Data provided: Begin
# ChanghyeonKim93/bundle_adjustment_solver

Hardware: AMD Instinct MI355X
Metric: lm_iterations_per_sec (higher is better)
Workload: dtype f64; 1 GPU; C4 stereo 6-DoF: 1000 poses / 500k landmarks / 5M obs; n_opt_poses=995, n_opt_landmarks=500000, n_observations=5000000, parallelism=single GPU, exchange=none

## Files before the change

bundle_adjustment_solver_amd/_lib.py:

```python
import ctypes as C
import os

_HERE = os.path.dirname(os.path.abspath(__file__))
LIB_PATH = os.environ.get("BA_HIP_LIB") or os.path.join(_HERE, "libba_hip.so")


class BaOptions(C.Structure):
    _fields_ = [
        ("threshold_step_size", C.c_float),
        ("threshold_cost_change", C.c_float),
        ("threshold_huber_loss", C.c_float),
        ("threshold_outlier_rejection", C.c_float),
        ("max_num_iterations", C.c_int),
        ("initial_lambda", C.c_float),
        ("decrease_ratio_lambda", C.c_float),
        ("increase_ratio_lambda", C.c_float),
        ("gauss_newton", C.c_int),
    ]


def make_options(max_iter=50, thr_step=1e-5, thr_cost=1e-5, huber=1.0,
                 outlier=2.0, lambda0=100.0, dec=0.33, inc=3.0,
                 gauss_newton=False):
    o = BaOptions()
# ... 99 lines not shown
    "ba_solve_gd": (C.c_int, [_P, C.POINTER(BaOptions), C.POINTER(BaIterInfo),
                              C.c_int, C.POINTER(C.c_int), C.POINTER(C.c_int)]),
    "ba_gd_get_gradient": (C.c_int, [_P, _D, _D]),
    "ba_stage_cost": (C.c_int, [_P, _D]),
    "ba_stage_linearize": (C.c_int, [_P, C.c_double, C.c_double]),
    "ba_stage_schur": (C.c_int, [_P]),
    "ba_stage_solve_reduced": (C.c_int, [_P]),
    "ba_stage_backsub_update": (C.c_int, [_P]),
    "ba_stage_scalars": (C.c_int, [_P, _D, _D, _D, _D]),
    "ba_stage_commit": (C.c_int, [_P, C.c_int]),
    "ba_enable_stage_timing": (C.c_int, [_P, C.c_int]),
    "ba_get_stage_ms": (C.c_int, [_P, _D, C.c_int]),
    "ba_num_opt_poses": (C.c_int, [_P]),
    "ba_num_opt_points": (C.c_int, [_P]),
    "ba_num_pairs": (C.c_int64, [_P]),
    "ba_num_schur_blocks": (C.c_int64, [_P]),
    "ba_num_schur_triples": (C.c_int64, [_P]),
    "ba_get_poses": (C.c_int, [_P, _D]),
    "ba_get_points": (C.c_int, [_P, _D, _U8]),
    "ba_get_A": (C.c_int, [_P, _D, _D]),
    "ba_get_C": (C.c_int, [_P, _D, _D]),
    "ba_get_Cinv": (C.c_int, [_P, _D, _D]),
    "ba_get_pairs": (C.c_int, [_P, _I32, _I32, _D]),
    "ba_get_S": (C.c_int, [_P, _D, _D]),
    "ba_get_xy": (C.c_int, [_P, _D, _D]),
    "ba_kernel_count": (C.c_int, []),
    "ba_kernel_name": (C.c_char_p, [C.c_int]),
    "ba_get_kernel_ms": (C.c_int, [_P, _D, C.POINTER(C.c_int64), C.c_int]),
    "ba_get_dense_info": (C.c_int, [_P, _D]),
    "ba_get_schur_info": (C.c_int, [_P, C.POINTER(C.c_int64)]),
    "ba_get_lin_info": (C.c_int, [_P, C.POINTER(C.c_int64)]),
    "ba_get_mask_info": (C.c_int, [_P, C.POINTER(C.c_int64)]),
    "ba_get_dropped_pivots": (C.c_int, [_P, C.POINTER(C.c_int64), C.c_int]),
    "ba_dense_spd_solve": (C.c_int, [_P, C.c_int, _D, _D, _D, _D]),
    "ba_pose_only_mono6": (C.c_int, [_P, _F, _F, C.c_int, C.c_float, C.c_float,
                                     C.c_float, C.c_float, _F, _U8,
                                     C.POINTER(BaOptions), C.POINTER(BaPoIter),
                                     C.c_int, C.POINTER(C.c_int),
                                     C.POINTER(C.c_int), _F]),
    "ba_pose_only_stereo6": (C.c_int, [_P, _F, _F, _F, C.c_int, _F, _F, _F, _F,
                                       _U8, _U8, C.POINTER(BaOptions),
                                       C.POINTER(BaPoIter), C.c_int,
                                       C.POINTER(C.c_int), C.POINTER(C.c_int),
                                       _F]),
    "ba_pose_only_mono3": (C.c_int, [_P, _F, _F, C.c_int, C.c_float, C.c_float,
                                     C.c_float, C.c_float, _F, _F, _F, _U8,
                                     C.POINTER(BaOptions), C.POINTER(BaPoIter),
                                     C.c_int, C.POINTER(C.c_int),
                                     C.POINTER(C.c_int), _F]),
    "ba_pose_only_stereo3": (C.c_int, [_P, _F, _F, _F, C.c_int, _F, _F, _F, _F,
                                       _F, _F, _U8, _U8, C.POINTER(BaOptions),
                                       C.POINTER(BaPoIter), C.c_int,
                                       C.POINTER(C.c_int), C.POINTER(C.c_int),
                                       _F]),
    "ba_pose_only_mono6_batch": (C.c_int, [_P, C.c_int, _I32, _F, _F, _F, _F, _U8,
                                           C.POINTER(BaOptions), C.POINTER(BaPoIter),
                                           C.c_int, C.POINTER(BaPoResult), _F]),
    "ba_pose_only_stereo6_batch": (C.c_int, [_P, C.c_int, _I32, _F, _F, _F, _F, _F,
                                             _F, _F, _U8, _U8, C.POINTER(BaOptions),
                                             C.POINTER(BaPoIter), C.c_int,
                                             C.POINTER(BaPoResult), _F]),
    "ba_pose_only_mono6_batch_device": (C.c_int, [_P, C.c_int, _P, _P, _P, _P, _P, _P,
                                                  C.POINTER(BaOptions), _P, C.c_int,
                                                  _P, _P, _P]),
    "ba_pose_only_stereo6_batch_device": (C.c_int, [_P, C.c_int, _P, _P, _P, _P, _P, _P,
                                                    _P, _P, _P, C.POINTER(BaOptions),
# ... 69 lines not shown
```

bundle_adjustment_solver_amd/csrc/ba_api.hip:

```cpp
#include <hip/hip_runtime.h>

#include <algorithm>
#include <chrono>
#include <cmath>
#include <cstdio>
#include <cstdlib>
#include <cstring>
#include <string>
#include <vector>

#include "ba_handle.h"

namespace {
thread_local std::string g_err;
}
void ba::set_last_error(const std::string &m) { g_err = m; }
int ba::fail(const std::string &m) {
  g_err = m;
  return -1;
}
using ba::fail;

namespace {

// ... 493 lines not shown
    if (h->dalloc(&d.grp_pat, pl.grp_pat.size() / 2) || h->upload(&d.pose_gpart_ptr, pl.pose_gpart_ptr) ||
        h->upload(&d.pose_gpart, pl.pose_gpart))
      return -1;
    h->kind(2);
    if (h->dalloc(&d.Apart2, (size_t)pl.n_apart2 * 27) || h->dalloc(&d.lin_dump, (size_t)ba::kLinDump)) return -1;
    if (!pl.grp_pat.empty())
      HIP_TRY(hipMemcpy(d.grp_pat, pl.grp_pat.data(), pl.grp_pat.size() * sizeof(int32_t), hipMemcpyHostToDevice));
    if (pl.n_apart2 > 0) HIP_TRY(hipMemset(d.Apart2, 0, (size_t)pl.n_apart2 * 27 * sizeof(double)));
  }

  lap("structure uploads");
  for (int k = 0; k < 2; ++k) {
    h->kind(2);
    if (h->dalloc(&d.Cu[k], (size_t)pl.M * 6) || h->dalloc(&d.b[k], (size_t)pl.M * 3) ||
        h->dalloc(&d.W[k], std::max<size_t>(2, (size_t)pl.P * ba::kWStride)))
      return -1;
    h->kind(0);
    if (h->dalloc(&d.A[k], (size_t)pl.N * 36) || h->dalloc(&d.a[k], (size_t)pl.N * 6)) return -1;
    HIP_TRY(hipMemset(d.W[k], 0, std::max<size_t>(1, (size_t)pl.P * ba::kWStride) * sizeof(double)));
    HIP_TRY(hipMemset(d.A[k], 0, std::max<size_t>(1, (size_t)pl.N * 36) * sizeof(double)));
    HIP_TRY(hipMemset(d.a[k], 0, std::max<size_t>(1, (size_t)pl.N * 6) * sizeof(double)));
  }
  d.n_obs_lm = pl.M > 0 ? pl.lm_obs_ptr[pl.M] : 0;
  h->kind(2);
  if (h->dalloc(&d.Cd, (size_t)pl.M * 6) || h->dalloc(&d.Cinv, (size_t)pl.M * 6) ||
      h->dalloc(&d.lin_cost_part, (size_t)std::max(1, d.n_lin_cost)) ||
      h->dalloc(&d.Apart, (size_t)d.n_achunk * 27) ||
      h->dalloc(&d.spart, (size_t)d.n_tchunk * ba::kSlotStride) ||
      h->dalloc(&d.y, (size_t)pl.M * 3) || h->dalloc(&d.lm_part, (size_t)std::max(1, d.n_lm_part) * 2))
    return -1;
  h->kind(0);
  if (h->dalloc(&d.x, (size_t)pl.N * 6 + 64) || h->dalloc(&d.cost_part, (size_t)ba::kCostGrid) ||
      h->dalloc(&d.pose_part, (size_t)2 + 2 * ba::kPoseGrid) ||
      h->dalloc(&d.scal, (size_t)4) || h->dalloc(&d.ctrl, (size_t)1))
    return -1;
  HIP_TRY(hipMemset(d.lin_cost_part, 0, (size_t)std::max(1, d.n_lin_cost) * sizeof(double)));
  HIP_TRY(hipMemset(d.x, 0, ((size_t)pl.N * 6 + 64) * sizeof(double)));
  HIP_TRY(hipMemset(d.y, 0, std::max<size_t>(1, (size_t)pl.M * 3) * sizeof(double)));
  HIP_TRY(hipMemset(d.cost_part, 0, ba::kCostGrid * sizeof(double)));
  HIP_TRY(hipMemset(d.lm_part, 0, (size_t)std::max(1, d.n_lm_part) * 2 * sizeof(double)));
  HIP_TRY(hipMemset(d.pose_part, 0, (2 + 2 * ba::kPoseGrid) * sizeof(double)));
  HIP_TRY(hipMemset(d.scal, 0, 4 * sizeof(double)));
  d.log_cap = 4096;
  if (h->dalloc(&d.log, (size_t)d.log_cap)) return -1;

  lap("block storage");
  if (h->dense_owner) {
    const ba_handle *o = h->dense_owner;
    if (!o->finalized || o->plan.N != pl.N || o->plan.B != pl.B)
      return fail("ba_finalize: the dense owner belongs to a different problem");
    h->sched = o->sched;
    h->ddev = o->ddev;
    h->pose_col_h = o->pose_col_h;
    d.nb = o->d.nb; d.npad = o->d.npad; d.ld = o->d.ld;
    d.L = o->d.L; d.Ldiag = o->d.Ldiag; d.pose_col = o->d.pose_col; d.col_x = o->d.col_x;
    d.zt_I = o->d.zt_I; d.zt_J = o->d.zt_J; d.n_zt = o->d.n_zt;
    d.x = o->d.x;
    h->xbuf_n[0] = pl.B * 36 + 6 * (int64_t)pl.N;
    h->xbuf_n[1] = 4;
    h->xbuf_n[2] = 3 * (int64_t)pl.n_pt_global;
    if (h->dalloc(&d.Spk, (size_t)h->xbuf_n[0])) return -1;
    HIP_TRY(hipMemset(d.Spk, 0, (size_t)h->xbuf_n[0] * sizeof(double)));
  } else {
    const char *nat = getenv("BA_DENSE_NATURAL");
    const char *full = getenv("BA_DENSE_FULL");
    const char *force = getenv("BA_DENSE_NB");
    ba::DenseSchedule cand[2];
    double cost[2];
// ... 805 lines not shown
  for (const auto &g : pl.lin_desc) obs += (int64_t)g.nl * g.no;
  out4[0] = (int64_t)pl.lin_desc.size();
  out4[1] = obs;
  out4[2] = (int64_t)pl.bchunk_lm.size() - 1 - (pl.lin_groups ? pl.n_bchunk_grp : 0);
  out4[3] = pl.n_pobs;
  return 0;
}

int ba_get_mask_info(ba_handle *h, int64_t out4[4]) {
  if (!h || !h->finalized || !out4) return fail("ba_get_mask_info: bad argument");
  const ba::Plan &pl = h->plan;
  int64_t lm = 0;
  for (const auto &g : pl.grp_range) lm += g.masked ? g.nl : 0;
  out4[0] = (int64_t)pl.lin_desc.size() - pl.n_lin_plain;
  out4[1] = lm;
  out4[2] = pl.n_obs - (pl.n_obs_global > 0 && h->world == 1 ? pl.n_obs_global : pl.n_obs);
  {
    int64_t pad = 0;
    for (int64_t s2 = 0; s2 < pl.n_obs; ++s2) pad += !(pl.obs_uv[2 * s2] == pl.obs_uv[2 * s2]);
    out4[2] = pad;
  }
  out4[3] = pl.n_pair_pad;
  return 0;
}

int ba_get_dropped_pivots(ba_handle *h, int64_t *count, int reset) {
  if (!h || !h->finalized || !count) return fail("ba_get_dropped_pivots: bad argument");
  if (use_device(h)) return -1;
  int v = 0;
  HIP_TRY(hipMemcpyAsync(&v, h->ddev.bad_pivots, sizeof(int), hipMemcpyDeviceToHost, h->stream));
  if (reset) HIP_TRY(hipMemsetAsync(h->ddev.bad_pivots, 0, sizeof(int), h->stream));
  HIP_TRY(hipStreamSynchronize(h->stream));
  *count = v % ba::kFlowTimeout;
  return 0;
}

int ba_dense_spd_solve(ba_handle *h, int n, const double *A, const double *b,
                       double *x, double *ms) {
  if (!h || n <= 0 || !A || !b || !x) return fail("ba_dense_spd_solve: bad argument");
  if (use_device(h)) return -1;
  const int nb = 64;
  const int ncb = (n + nb - 1) / nb;
  const int npad = ncb * nb;
  const int ld = npad + nb;
  std::vector<uint8_t> adj((size_t)ncb * ncb, 0);
  for (int I = 0; I < ncb; ++I)
    for (int J = 0; J < I; ++J) {
      bool any = false;
      for (int r = I * nb; r < std::min(n, (I + 1) * nb) && !any; ++r)
        for (int c = J * nb; c < (J + 1) * nb && !any; ++c) any = A[(size_t)r * n + c] != 0.0;
      adj[(size_t)I * ncb + J] = adj[(size_t)J * ncb + I] = any;
    }
  ba::DenseSchedule sc;
  const char *nat = getenv("BA_DENSE_NATURAL");
  ba::build_dense_schedule(ncb, adj, nat && atoi(nat) != 0, nb, sc);
  std::vector<int> colmap(npad), col_x(npad, -1);
  for (int c = 0; c < npad; ++c) colmap[c] = sc.pos_of_tile[c / nb] * nb + c % nb;
  std::vector<double> L((size_t)npad * ld, 0.0);
  for (int c = 0; c < npad; ++c) {
    if (c < n) {
      col_x[colmap[c]] = c;
      for (int r = c; r < n; ++r) {
        int rr = colmap[r], cc = colmap[c];
        if (rr < cc) std::swap(rr, cc);
        L[(size_t)cc * ld + rr] = A[(size_t)r * n + c];
      }
// ... 532 lines not shown
```

bundle_adjustment_solver_amd/csrc/ba_device.h:

```cpp
#ifndef BA_DEVICE_H_
#define BA_DEVICE_H_

#include <hip/hip_runtime.h>
#include <stdint.h>
#include <stdlib.h>

#include <vector>

namespace ba {
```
Data provided: End
(Brief) Only the lines from the start of the listing through the line with "## Files before the change" should be repeated, each exactly as it stands.

(Exercise answer)
# ChanghyeonKim93/bundle_adjustment_solver

Hardware: AMD Instinct MI355X
Metric: lm_iterations_per_sec (higher is better)
Workload: dtype f64; 1 GPU; C4 stereo 6-DoF: 1000 poses / 500k landmarks / 5M obs; n_opt_poses=995, n_opt_landmarks=500000, n_observations=5000000, parallelism=single GPU, exchange=none

## Files before the change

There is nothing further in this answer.